Contact analysis is an important step in understanding protein structure. Distant contacts conserved across a family of proteins often reflect functionally important regions of conserved tertiary structure, such as active sites or areas that contribute to the stability of the structure.
Protein Contacts in MOE is an interactive tool for finding inter-residue hydrogen bonds, ionic contacts (salt bridges), disulfide bonds and "hydrophobic contacts". Contacts within protein chains, between chains, or between proteins and ligands can be detected. Contacts can be also be inferred between residues of sequence-only chains based on their positions in the alignment with respect to contacting residues of homologues. Once found, contacts can be browsed and isolated in both the Sequence Editor and the main MOE window.
To facilitate the identification of conserved contacts in the structural core, we can restrict contact analysis to only the structurally conserved regions as identified by Protein Consensus. In our example, we will further examine only those contacts which are conserved in at least twenty-five of the thirty-five kinases. (That is, if a contact is reported between residues A and B, then at least twenty-four of the other chains also have a similar contact between their two residues in the same columns of the alignment.)

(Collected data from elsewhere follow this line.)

struct TileSrc {
  __amdgpu_buffer_rsrc_t rs;
  unsigned voff[2];
  unsigned row_bytes;
};
__device__ __forceinline__ TileSrc tile_src(const bf16_t* base, long ld, int rmax, int tid) {
  TileSrc t;
  t.rs = __builtin_amdgcn_make_buffer_rsrc(const_cast<bf16_t*>(base), 0, (int)(((long)(rmax - 1) * ld + 64) * 2), 0x00020000);
  t.row_bytes = (unsigned)(ld * 2);
#pragma unroll
  for (int i = 0; i < 2; ++i) {
    const int id = tid + 256 * i;
    t.voff[i] = (unsigned)((id >> 3) * ld * 2 + (id & 7) * 16);
  }
  return t;
}
__device__ __forceinline__ void tile_issue(const TileSrc& t, int row0, u32x4_t (&r)[2]) {
  const unsigned soff = (unsigned)row0 * t.row_bytes;
#pragma unroll
  for (int i = 0; i < 2; ++i) r[i] = __builtin_amdgcn_raw_buffer_load_b128(t.rs, t.voff[i] + soff, 0, 0);
}
__device__ __forceinline__ void tile_commit(char* lds, int tid, const u32x4_t (&r)[2]) {
#pragma unroll
  for (int i = 0; i < 2; ++i) {
    const int id = tid + 256 * i;
    *(u32x4_t*)(lds + tile_addr(id >> 3, id & 7)) = r[i];
  }
}
__device__ __forceinline__ bf16x8_t frag_rows(const char* lds, int sub, int ds, int lane) {
  return *(const bf16x8_t*)(lds + tile_addr(sub + (lane & 31), ds * 2 + (lane >> 5)));
}
__device__ __forceinline__ bf16x8_t frag_cols(const char* lds, int rbase, int csub, int lane) {
  const int G = lane >> 4, i = lane & 15;
  const int row = rbase + 4 * (G >> 1) + (i >> 2);
  const int col = csub + (G & 1) * 16 + (i & 3) * 4;
  const int a0 = tile_addr(row, col >> 3) + (col & 7) * 2;
  const int a1 = tile_addr(row + 8, col >> 3) + (col & 7) * 2;
  const s16x4_t lo = __builtin_amdgcn_ds_read_tr16_b64_v4i16((lds_s16x4_ptr)(lds + a0));
  const s16x4_t hi = __builtin_amdgcn_ds_read_tr16_b64_v4i16((lds_s16x4_ptr)(lds + a1));
  const s16x8_t v = __builtin_shufflevector(lo, hi, 0, 1, 2, 3, 4, 5, 6, 7);
  return __builtin_bit_cast(bf16x8_t, v);
}
__device__ __forceinline__ bf16x8_t pack_half(const f32x16_t& p, int u) {
  u32x4_t o;
#pragma unroll
  for (int i = 0; i < 4; ++i) o[i] = pack_bf2(p[8 * u + 2 * i], p[8 * u + 2 * i + 1]);
  return __builtin_bit_cast(bf16x8_t, o);
}
__device__ __forceinline__ bf16x8_t ld_frag_global(const bf16_t* p) { return __builtin_bit_cast(bf16x8_t, *(const u32x4_t*)p); }
__device__ __forceinline__ int acc_row(int r, int hh) { return (r & 3) + 8 * (r >> 2) + 4 * hh; }
__device__ __forceinline__ void store_rows_bf16(char* stg, const f32x16_t (&T)[2], float scale, bf16_t* gbase, long ld, int rows_valid,
                                                int lane, float* wave_sums = nullptr) {
  const int row = lane & 31, hh = lane >> 5;
#pragma unroll
  for (int dt = 0; dt < 2; ++dt)
#pragma unroll
    for (int g4 = 0; g4 < 4; ++g4) {
      u32x2_t o;
      o[0] = pack_bf2(T[dt][4 * g4] * scale, T[dt][4 * g4 + 1] * scale);
      o[1] = pack_bf2(T[dt][4 * g4 + 2] * scale, T[dt][4 * g4 + 3] * scale);
      *(u32x2_t*)(stg + row * 128 + (((dt * 4 + g4) ^ (row & 7)) << 4) + hh * 8) = o;
    }
  __builtin_amdgcn_wave_barrier();
  float cs[8];
#pragma unroll
  for (int e = 0; e < 8; ++e) cs[e] = 0.f;
#pragma unroll
  for (int i = 0; i < 4; ++i) {
    const int r2 = i * 8 + (lane >> 3), ch = lane & 7;
    const u32x4_t v = *(const u32x4_t*)(stg + r2 * 128 + ((ch ^ (r2 & 7)) << 4));
    if (r2 < rows_valid) {
      *(u32x4_t*)(gbase + (long)r2 * ld + ch * 8) = v;
#pragma unroll
      for (int e = 0; e < 4; ++e) {
        cs[2 * e] += bf_lo(v[e]);
        cs[2 * e + 1] += bf_hi(v[e]);
      }
    }
  }
  if (wave_sums) {
#pragma unroll
    for (int e = 0; e < 8; ++e) {
      float t = cs[e];
      t += __shfl_xor(t, 8, 64);
      t += __shfl_xor(t, 16, 64);
      t += __shfl_xor(t, 32, 64);
      cs[e] = t;
    }
    if (lane < 8) {
#pragma unroll
      for (int e = 0; e < 8; ++e) wave_sums[lane * 8 + e] = cs[e];
    }
  }
  __builtin_amdgcn_wave_barrier();
}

The image above shows how the Protein Contacts panel displays chain and residue information for the detected contacts. The rightmost column of the window details the contact networks. A contact network is a connected group of contacts, for example, where residue A contacts residue B, B contacts C, and C contacts both D and E. Such a network forms a set of stabilizing contacts in a spatial region of the protein. The two largest hydrophobic networks in the system were examined further.
We demonstrated the use of two of MOE's protein analysis tools for the structural analysis of a set of thirty-five kinase proteins.

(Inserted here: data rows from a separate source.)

# fgnt/pb_bss

Measured on AMD Instinct MI355X. Metric: cACGMM EM iterations/sec on F=513,T=500,D=8,K=3, higher is better.
Workload: dtype f64; 1 GPU; BASELINE configs[1]: 8-mic 3-source cACGMM, F=513 T=500 D=8 K=3, complex64 STFT resident in HBM, fit_predict; utterances=1

## Files before the change

pb_bss_amd/csrc/cacgmm_em.hpp:

```cpp
#pragma once
#include "pbbss.h"
#include "wave_la.hpp"
#include "embed_dev.hpp"

namespace pbbss {

struct EmArgs {
  const void* y;
  int64_t B;
  int T;
  const double* gamma0;
  const double* q0;
  const double* in_eigvec;
  const double* in_eigval;
  const double* in_weight;
  int64_t wb, wk, wt;
  const double* saliency;
  const uint8_t* activity;
  const uint8_t* final_activity;
  double* out_eigvec;
  double* out_eigval;
  double* out_weight;
  int32_t* out_status;
  double* out_aff;
  double* out_q;
  double* out_logpdf;
  double* out_cov;
  char* scratch;
  size_t scratch_stride;
  unsigned long long* prof;
  int T_total;
  int split_groups;
  int split_window;
  int64_t b_first;
  double* xslab;
  unsigned* xcount;
  int* xerror;
  int xepoch;
  int split_prio;
  int main_grid;
  unsigned lds_given;
  unsigned xbuf_given;
  unsigned spin_limit;
  int wgroup;
  double* gsum;
  double* gaff;
  double* gw;
  unsigned* gcount;
  double* out_weight_shared;
  int iterations;
  int covariance_norm;
  int weight_mode;
  int layout;
  int final_predict;
  int force_eig;
  double aff_eps;
  double final_eps;
  double eig_floor;
};

struct JointExtras {
  const double* extra_logpdf;
  double spatial_weight;
  const int* perm;
  const double* state_in;
  double* state_out;
  int emit_model;
  double* weight_fk_out;
  int main_grid;
  unsigned lds_given;
  unsigned xbuf_given;
};

struct JointMs {
  int mode;
  double* q_out;
  double* lndet_out;
  double* weight_fk_out;
  unsigned lds_given;
  int main_grid;
  SpectralFin fin;
};
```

The Protein Consensus tool allows for the quick identification and isolation of the structurally conserved regions of a set of aligned proteins. The results can be visualized in both the Sequence Editor and the MOE window. A dendrogram provides further information about the protein structural relationships.
Protein Contacts identifies various types of contacts within (and among) the protein chains. We examined the larger hydrophobic networks to see how the contacts stabilize the conserved core.
The process of multiple sequence and structure alignment, structural core identification, and feature analysis (e.g., contact analysis), is at the heart of protein structure analysis. MOE's analysis tools offer quick, easy access to powerful underlying computations. The tools are all written in MOE's built-in programming language, SVL, and are shipped as source code with MOE.